New clause 17 seeks to build on the lessons this House can learn from scrap metal merchants being forbidden from taking cash payments and asks how we can create an audit trail for financial investigators in terms of the known abuse around the minimum wage legislation and the way people are being paid. At present wage slips will often simply show that someone was on for one day—it could have been seven hours, it could have been 12 hours—and when payments are made, they are made in cash. Straight away, deductions are taken for accommodation and for vehicles, so the abused worker never actually receives that money. Often they are told when they come into the country that they are not allowed a bank account. Obviously that is erroneous information, but they do not know otherwise. New clause 17 therefore addresses how we can make it easier for the police to follow the money—follow that audit trail—so that once money goes into an account, it is with the worker and it becomes harder for the rogue gangmaster to deduct it at source, which is what currently happens.

New clause 18’s provision is, I fear, almost a well-worn theme. I had a debate on it in Westminster Hall in 2012 and 2013. The measure was being blocked by the Department for Business, Innovation and Skills, although I was told privately that the Department for Environment, Food and Rural Affairs was supporting it.

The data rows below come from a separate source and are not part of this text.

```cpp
long sahs_model_bits_words_part(int model, int part);
int sahs_model_field_forward_split_save_bits(int model, const void *packed, const float *frame, int level, int mode, long N, int S, const float *rays,
                                             int ray_stride, const float *z, float *raw, float *xw, int xw_row, int xw_col0, const int32_t *src,
                                             float *act_out, uint32_t *bits_out, void *stream);
int sahs_model_field_forward_save_bits(int model, const void *packed, const float *frame, int level, long N, int S, const float *rays,
                                       int ray_stride, const float *z, float *raw, float *act_out, uint32_t *bits_out, void *stream);
int sahs_model_field_forward_split_save_bits_x3(int model, const void *packed, const float *frame, int level, int mode, long N, int S, const float *rays,
                                                int ray_stride, const float *z, float *raw, float *xw, int xw_row, int xw_col0, const int32_t *src,
                                                float *act_out, uint32_t *bits_out, void *stream);
int sahs_model_field_forward_save_bits_x3(int model, const void *packed, const float *frame, int level, long N, int S, const float *rays,
                                          int ray_stride, const float *z, float *raw, float *act_out, uint32_t *bits_out, void *stream);
long sahs_model_field_backward_fused_workspace_words(int model, int part, long P);
int sahs_model_field_backward_fused(int model, const float *flat_params, const float *frame, int level, int part, long P, const float *act_in,
                                    const uint32_t *bits_in, const float *d_raw, const float *xw_grad_in, float *xw_grad_out, float *grad_flat,
                                    float *grad_cond, float *workspace, void *stream);

int sahs_model_render_rays_rows(int model, const void *packed, const float *frame, int precision, long N, const float *rays,
                                int ray_stride, int Sc, int nf, int lindisp, int white_background, const float *bg, const float *t_rand,
                                const float *noise_c, const float *u, const float *noise_f, float *z_c, float *z_f, float *raw,
                                float *weights, float *rows, int row_ld, float *xw, int32_t *src, float *z_new, void *stream);

size_t sahs_model_render_sparse_workspace_bytes(int model, long samples);
int sahs_model_render_rays_rows_sparse(int model, const void *packed, const float *frame, int precision, long N, const float *rays,
                                       int ray_stride, int Sc, int nf, int lindisp, int white_background, const float *bg, const float *t_rand,
                                       const float *noise_c, const float *u, const float *noise_f, float *z_c, float *z_f, float *raw,
                                       float *weights, float *rows, int row_ld, float *xw, int32_t *src, float *z_new, void *ws, size_t ws_bytes,
                                       void *stream);

int sahs_adam_step(float *params, const float *grad, float *exp_avg, float *exp_avg_sq, long n, float lr, float beta1, float beta2,
                   float eps, long step, float grad_scale, void *stream);

long sahs_spade_modulate_workspace_words(long planes);
int sahs_spade_modulate(long planes, long hw, const float *x, const float *gamma, const float *beta, float eps, float slope, float *out,
                        float *stats, void *stream);

int sahs_probe_arm(int capacity);
int sahs_probe_disarm(void);
int sahs_probe_count(void);
int sahs_probe_dropped(void);
int sahs_probe_read(int i, int *kind, long *samples, float *ms);

#ifdef __cplusplus
}
#endif
#endif
```

sahs-deformable-nerf_amd/_lib.py:

```python
import ctypes
import os

_HERE = os.path.dirname(os.path.abspath(__file__))
LIB_PATH = os.environ.get("SAHS_NERF_LIB") or os.path.join(_HERE, "libsahs_nerf.so")
SAHS_F32, SAHS_BF16, SAHS_BF16X3 = 0, 1, 3

_P = ctypes.c_void_p
_I = ctypes.c_int
_L = ctypes.c_long
_F = ctypes.c_float

SIGNATURES = {
    "sahs_abi_version": (_I, []),
    "sahs_last_error": (ctypes.c_char_p, []),
    "sahs_param_count": (_L, []),
    "sahs_packed_words": (_L, [_I]),
    "sahs_frame_words": (_L, []),
    "sahs_pack_weights": (_I, [_P, _P, _I, _P]),
    "sahs_fold_conditioning": (_I, [_P, _P, _P, _I, _P, _P]),
    "sahs_get_ray_bundle": (_I, [_I, _I, _F, _F, _F, _F, _P, _I, _P, _P, _P]),
    "sahs_ray_uniforms": (_I, [ctypes.c_uint64, _I, _L, _L, _I, _P, _P]),
    "sahs_stratified_depths": (_I, [_L, _I, _P, _I, _I, _P, _P, _P]),
    "sahs_field_forward": (_I, [_P, _P, _I, _L, _I, _P, _I, _P, _P, _P, _I, _P]),
    "sahs_composite_forward": (_I, [_L, _I, _P, _P, _P, _I, _P, _P, _I, _P, _P, _P, _P, _P, _P]),
    "sahs_resample": (_I, [_L, _I, _I, _P, _P, _P, _P, _P, _P, _P]),
    "sahs_sample_pdf": (_I, [_L, _I, _I, _P, _P, _P, _P, _P, _P]),
    "sahs_render_rays": (_I, [_P, _P, _I, _L, _P, _I, _I, _I, _I, _I] + [_P] * 18),
    "sahs_act_words_per_sample": (_L, []),
    "sahs_field_backward_workspace_words": (_L, [_L]),
    "sahs_field_forward_save": (_I, [_P, _P, _I, _L, _I, _P, _I, _P, _P, _P, _P]),
    "sahs_field_backward": (_I, [_P, _P, _I, _L, _P, _P, _P, _P, _P, _P]),
    "sahs_composite_backward": (_I, [_L, _I, _P, _P, _P, _I, _P, _P, _I, _P, _P, _P, _P, _P, _P, _P, _P]),
    "sahs_conditioning_backward": (_I, [_P, _P, _P, _P, _P, _P]),
    "sahs_model_param_count": (_L, [_I]),
    "sahs_model_packed_words": (_L, [_I, _I]),
    "sahs_model_frame_words": (_L, [_I]),
    "sahs_model_pack_weights": (_I, [_I, _P, _P, _I, _P]),
    "sahs_model_fold_conditioning": (_I, [_I, _P, _P, _P, _I, _P, _P]),
    "sahs_model_field_forward": (_I, [_I, _P, _P, _I, _L, _I, _P, _I, _P, _P, _P, _I, _P]),
    "sahs_model_render_rays": (_I, [_I, _P, _P, _I, _L, _P, _I, _I, _I, _I, _I] + [_P] * 18),
    "sahs_composite_forward_rows": (_I, [_L, _I, _P, _P, _P, _I, _P, _P, _I, _P, _P, _I, _I, _P]),
    "sahs_model_executed_macs_per_sample": (_L, [_I, _I]),
    "sahs_model_executed_macs_part": (_L, [_I, _I, _I]),
    "sahs_model_render_rays_rows": (_I, [_I, _P, _P, _I, _L, _P, _I, _I, _I, _I, _I] + [_P] * 10 + [_I, _P, _P, _P, _P]),
    "sahs_model_render_sparse_workspace_bytes": (ctypes.c_size_t, [_I, _L]),
    "sahs_model_render_rays_rows_sparse": (_I, [_I, _P, _P, _I, _L, _P, _I, _I, _I, _I, _I] + [_P] * 10 + [_I, _P, _P, _P, _P, ctypes.c_size_t, _P]),
    "sahs_resample_merge": (_I, [_L, _I, _I, _P, _P, _P, _P, _P, _P, _P]),
    "sahs_model_act_words_part": (_L, [_I, _I]),
    "sahs_model_field_forward_split_save": (_I, [_I, _P, _P, _I, _I, _L, _I, _P, _I, _P, _P, _P, _I, _I, _P, _P, _P]),
    "sahs_model_field_backward_split": (_I, [_I, _P, _P, _I, _I, _L, _P, _P, _P, _P, _P, _P, _P, _P]),
    "sahs_route_xw_grad": (_I, [_L, _I, _I, _P, _P, _P, _P, _P]),
    "sahs_bf16_exact_leaky": (_I, [_I]),
    "sahs_model_bits_words_part": (_L, [_I, _I]),
    "sahs_model_field_forward_split_save_bits": (_I, [_I, _P, _P, _I, _I, _L, _I, _P, _I, _P, _P, _P, _I, _I, _P, _P, _P, _P]),
    "sahs_model_field_forward_save_bits": (_I, [_I, _P, _P, _I, _L, _I, _P, _I, _P, _P, _P, _P, _P]),
    "sahs_model_field_forward_split_save_bits_x3": (_I, [_I, _P, _P, _I, _I, _L, _I, _P, _I, _P, _P, _P, _I, _I, _P, _P, _P, _P]),
    "sahs_model_field_forward_save_bits_x3": (_I, [_I, _P, _P, _I, _L, _I, _P, _I, _P, _P, _P, _P, _P]),
    "sahs_model_field_backward_fused_workspace_words": (_L, [_I, _I, _L]),
    "sahs_model_field_backward_fused": (_I, [_I, _P, _P, _I, _I, _L, _P, _P, _P, _P, _P, _P, _P, _P, _P]),
    "sahs_stage1_loss_forward": (_I, [_L, _P, _P, _P, _I, _P, _P, _P, _P]),
    "sahs_composite_backward_loss": (_I, [_L, _I, _P, _P, _P, _I, _P, _P, _I] + [_P] * 5 + [_P, _P, _I, _P, _P, _P, _P, _P]),
    "sahs_model_field_forward_split": (_I, [_I, _P, _P, _I, _I, _I, _L, _I, _P, _I, _P, _P, _P, _I, _I, _P, _P]),
    "sahs_model_act_words_per_sample": (_L, [_I]),
    "sahs_model_field_backward_workspace_words": (_L, [_I, _L]),
    "sahs_model_field_forward_save": (_I, [_I, _P, _P, _I, _L, _I, _P, _I, _P, _P, _P, _P]),
    "sahs_model_field_backward": (_I, [_I, _P, _P, _I, _L, _P, _P, _P, _P, _P, _P]),
    "sahs_backward_gemm_precision": (_I, [_I]),
    "sahs_adam_step": (_I, [_P, _P, _P, _P, _L, _F, _F, _F, _F, _L, _F, _P]),
    "sahs_spade_modulate_workspace_words": (_L, [_L]),
    "sahs_spade_modulate": (_I, [_L, _L, _P, _P, _P, _F, _F, _P, _P, _P]),
    "sahs_probe_arm": (_I, [_I]),
    "sahs_probe_disarm": (_I, []),
    "sahs_probe_count": (_I, []),
    "sahs_probe_dropped": (_I, []),
    "sahs_probe_read": (_I, [_I, ctypes.POINTER(_I), ctypes.POINTER(_L), ctypes.POINTER(_F)]),
}

_lib = None


class SahsError(RuntimeError):
    pass


def lib():
    global _lib
    if _lib is None:
        if not os.path.exists(LIB_PATH):
            raise SahsError("%s not found: the HIP extension is not built (run `python sahs-deformable-nerf_amd/build.py`); "
                            "there is no CPU fallback" % LIB_PATH)
        L = ctypes.CDLL(LIB_PATH)
        for name, (res, args) in SIGNATURES.items():
            fn = getattr(L, name)
            fn.restype, fn.argtypes = res, args
        if L.sahs_abi_version() != 1:
            raise SahsError("libsahs_nerf.so ABI version %d, expected 1" % L.sahs_abi_version())
        _lib = L
    return _lib


def check(code, what):
    if code != 0:
        raise SahsError("%s failed (%d): %s" % (what, code, lib().sahs_last_error().decode()))
```

sahs-deformable-nerf_amd/build.py:

```python
import os
import re
import subprocess
import sys

HERE = os.path.dirname(os.path.abspath(__file__))
CSRC = os.path.join(HERE, "csrc")
LIB = os.path.join(HERE, "libsahs_nerf.so")
SOURCES = ["capi.hip", "pack.hip", "render_ops.hip", "spade_ops.hip", "optim.hip", "field_f32.hip", "field_bf16w.hip", "field_bf16x3.hip", "field_bwd.hip", "field_bwd_gemm.hip", "field_bwd_chain.hip", "field_bwd_chain_f32.hip", "train_bwd.hip"]
MODEL_SOURCES = ["pack.hip", "field_f32.hip", "field_bwd.hip", "field_bwd_chain.hip", "field_bwd_chain_f32.hip"]
X3_SOURCES = ["field_bf16x3.hip"]
MODEL1_SOURCES = ["field_bf16w.hip"]
FIELD_FLAGS = ["-fno-honor-nans", "-mno-amdgpu-ieee"]
NO_SCRATCH = {"gemm_dma_kernel": 0, "_ZN4sahs24field_forward_f32_kernelILb0E": 0, "field_forward_bf16w_kernel": 0,
              "field_radiance_bf16x3_kernel": 0, "field_deform_bf16x3_kernel": 0, "gemm_tn_split_kernel": 0, "gemm_tn_jobs_kernel": 0,
              "field_backward_chain_rad_kernel": 0, "field_backward_chain_def_kernel": 0, "_ZN4sahs24field_forward_f32_kernelILb1E": 96,
              "gemm_tn_jobs_f32_kernel": 0, "gemm_tn_jobs256_f32_kernel": 0, "adam_step_kernel": 0,
              "field_backward_chain_rad_f32_kernel": 0, "field_backward_chain_def_f32_kernel": 0,
              "_ZN7sahs_nf3bwc31field_backward_chain_rad_kernel": 0, "_ZN7sahs_nf3bwc31field_backward_chain_def_kernel": 0,
              "_ZN7sahs_ns3bwc31field_backward_chain_rad_kernel": 0, "_ZN7sahs_nf3bwf35field_backward_chain_rad_f32_kernel": 0,
              "_ZN7sahs_nf3bwf35field_backward_chain_def_f32_kernel": 0, "_ZN7sahs_ns3bwf35field_backward_chain_rad_f32_kernel": 0}
HAND_SCHEDULED = [("field_bf16w.hip", 0, "field_forward_bf16w_kernel"), ("field_bf16w.hip", 1, "field_forward_bf16w_kernel"),
                  ("field_bf16w.hip", 2, "field_forward_bf16w_kernel"), ("field_bf16x3.hip", 0, "field_radiance_bf16x3_kernel"),
                  ("field_bf16x3.hip", 0, "field_deform_bf16x3_kernel"), ("field_bf16x3.hip", 1, "field_deform_bf16x3_kernel"),
                  ("field_bf16x3.hip", 1, "field_radiance_bf16x3_kernel"), ("field_bf16x3.hip", 2, "field_radiance_bf16x3_kernel"),
                  ("field_bwd_chain.hip", 0, "field_backward_chain_rad_kernel"), ("field_bwd_chain.hip", 0, "field_backward_chain_def_kernel"),
                  ("field_bwd_chain.hip", 1, "field_backward_chain_rad_kernel"), ("field_bwd_chain.hip", 1, "field_backward_chain_def_kernel"),
                  ("field_bwd_chain.hip", 2, "field_backward_chain_rad_kernel")]
PER_FILE_FLAGS = {"field_bwd_gemm.hip": ["-fno-slp-vectorize"], "field_bwd.hip": ["-fno-slp-vectorize"],
                  "field_bf16w.hip": ["-mllvm", "-amdgpu-mfma-vgpr-form=1"], "field_bf16x3.hip": ["-mllvm", "-amdgpu-mfma-vgpr-form=1"],
                  "field_bwd_chain.hip": ["-mllvm", "-amdgpu-mfma-vgpr-form=1"]}
FLAGS = ["--offload-arch=gfx950", "-O3", "-std=c++20", "-fPIC", "-ffp-contract=off", "-fno-math-errno", "-Wall", "-Wno-unused-function"]


def _stale():
    if not os.path.exists(LIB):
        return True
    t = os.path.getmtime(LIB)
    deps = [os.path.join(CSRC, f) for f in os.listdir(CSRC)] + [os.path.join(HERE, "..", "include", "sahs_nerf.h")]
    return any(os.path.getmtime(d) > t for d in deps)


def _resource_usage(remarks):
    out, cur = {}, None
    keys = {"TotalSGPRs": "sgpr", "VGPRs": "vgpr", "AGPRs": "agpr", "ScratchSize [bytes/lane]": "scratch", "Occupancy [waves/SIMD]": "occ",
            "LDS Size [bytes/block]": "lds"}
    for line in remarks.splitlines():
        if "remark:" not in line:
            continue
        body = line.split("remark:", 1)[1].replace("[-Rpass-analysis=kernel-resource-usage]", "").strip()
        if body.startswith("Function Name:"):
            cur = body.split(":", 1)[1].strip()
            out[cur] = dict(sgpr=0, vgpr=0, agpr=0, scratch=0, occ=0, lds=0)
        elif cur is not None and ":" in body:
            k, v = body.rsplit(":", 1)
            if k.strip() in keys:
                out[cur][keys[k.strip()]] = int(v)
    return out


def _compile_cmd(hipcc, src, model, defines):
    base = os.path.basename(src)
    extra = (FIELD_FLAGS if base.startswith("field_") else []) + (["-DSAHS_MODEL=%d" % model] if model else []) + \
            ([] if "SAHS_NOTHING" in defines else PER_FILE_FLAGS.get(src, []))
    return [hipcc] + FLAGS + extra + ["-D" + d for d in defines]
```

The reality is that the Gangmasters Licensing Authority does not have the full range of tools available. It has draconian penalties available in terms of criminal sanctions, but they are almost never used because the standard of proof is high and the amount of time required is extensive.

To put this in context, do Members know how many inspectors the GLA currently has? It has 35 for the whole country. There is one covering the whole of Cambridgeshire and Lincolnshire. An inspector could spend their entire time just driving around my constituency, never mind the rest of the county and the two counties combined. The LGA has 35 inspectors and a budget of £4 million. We need only think about how much a supermarket makes in a week to see how well resourced the GLA is.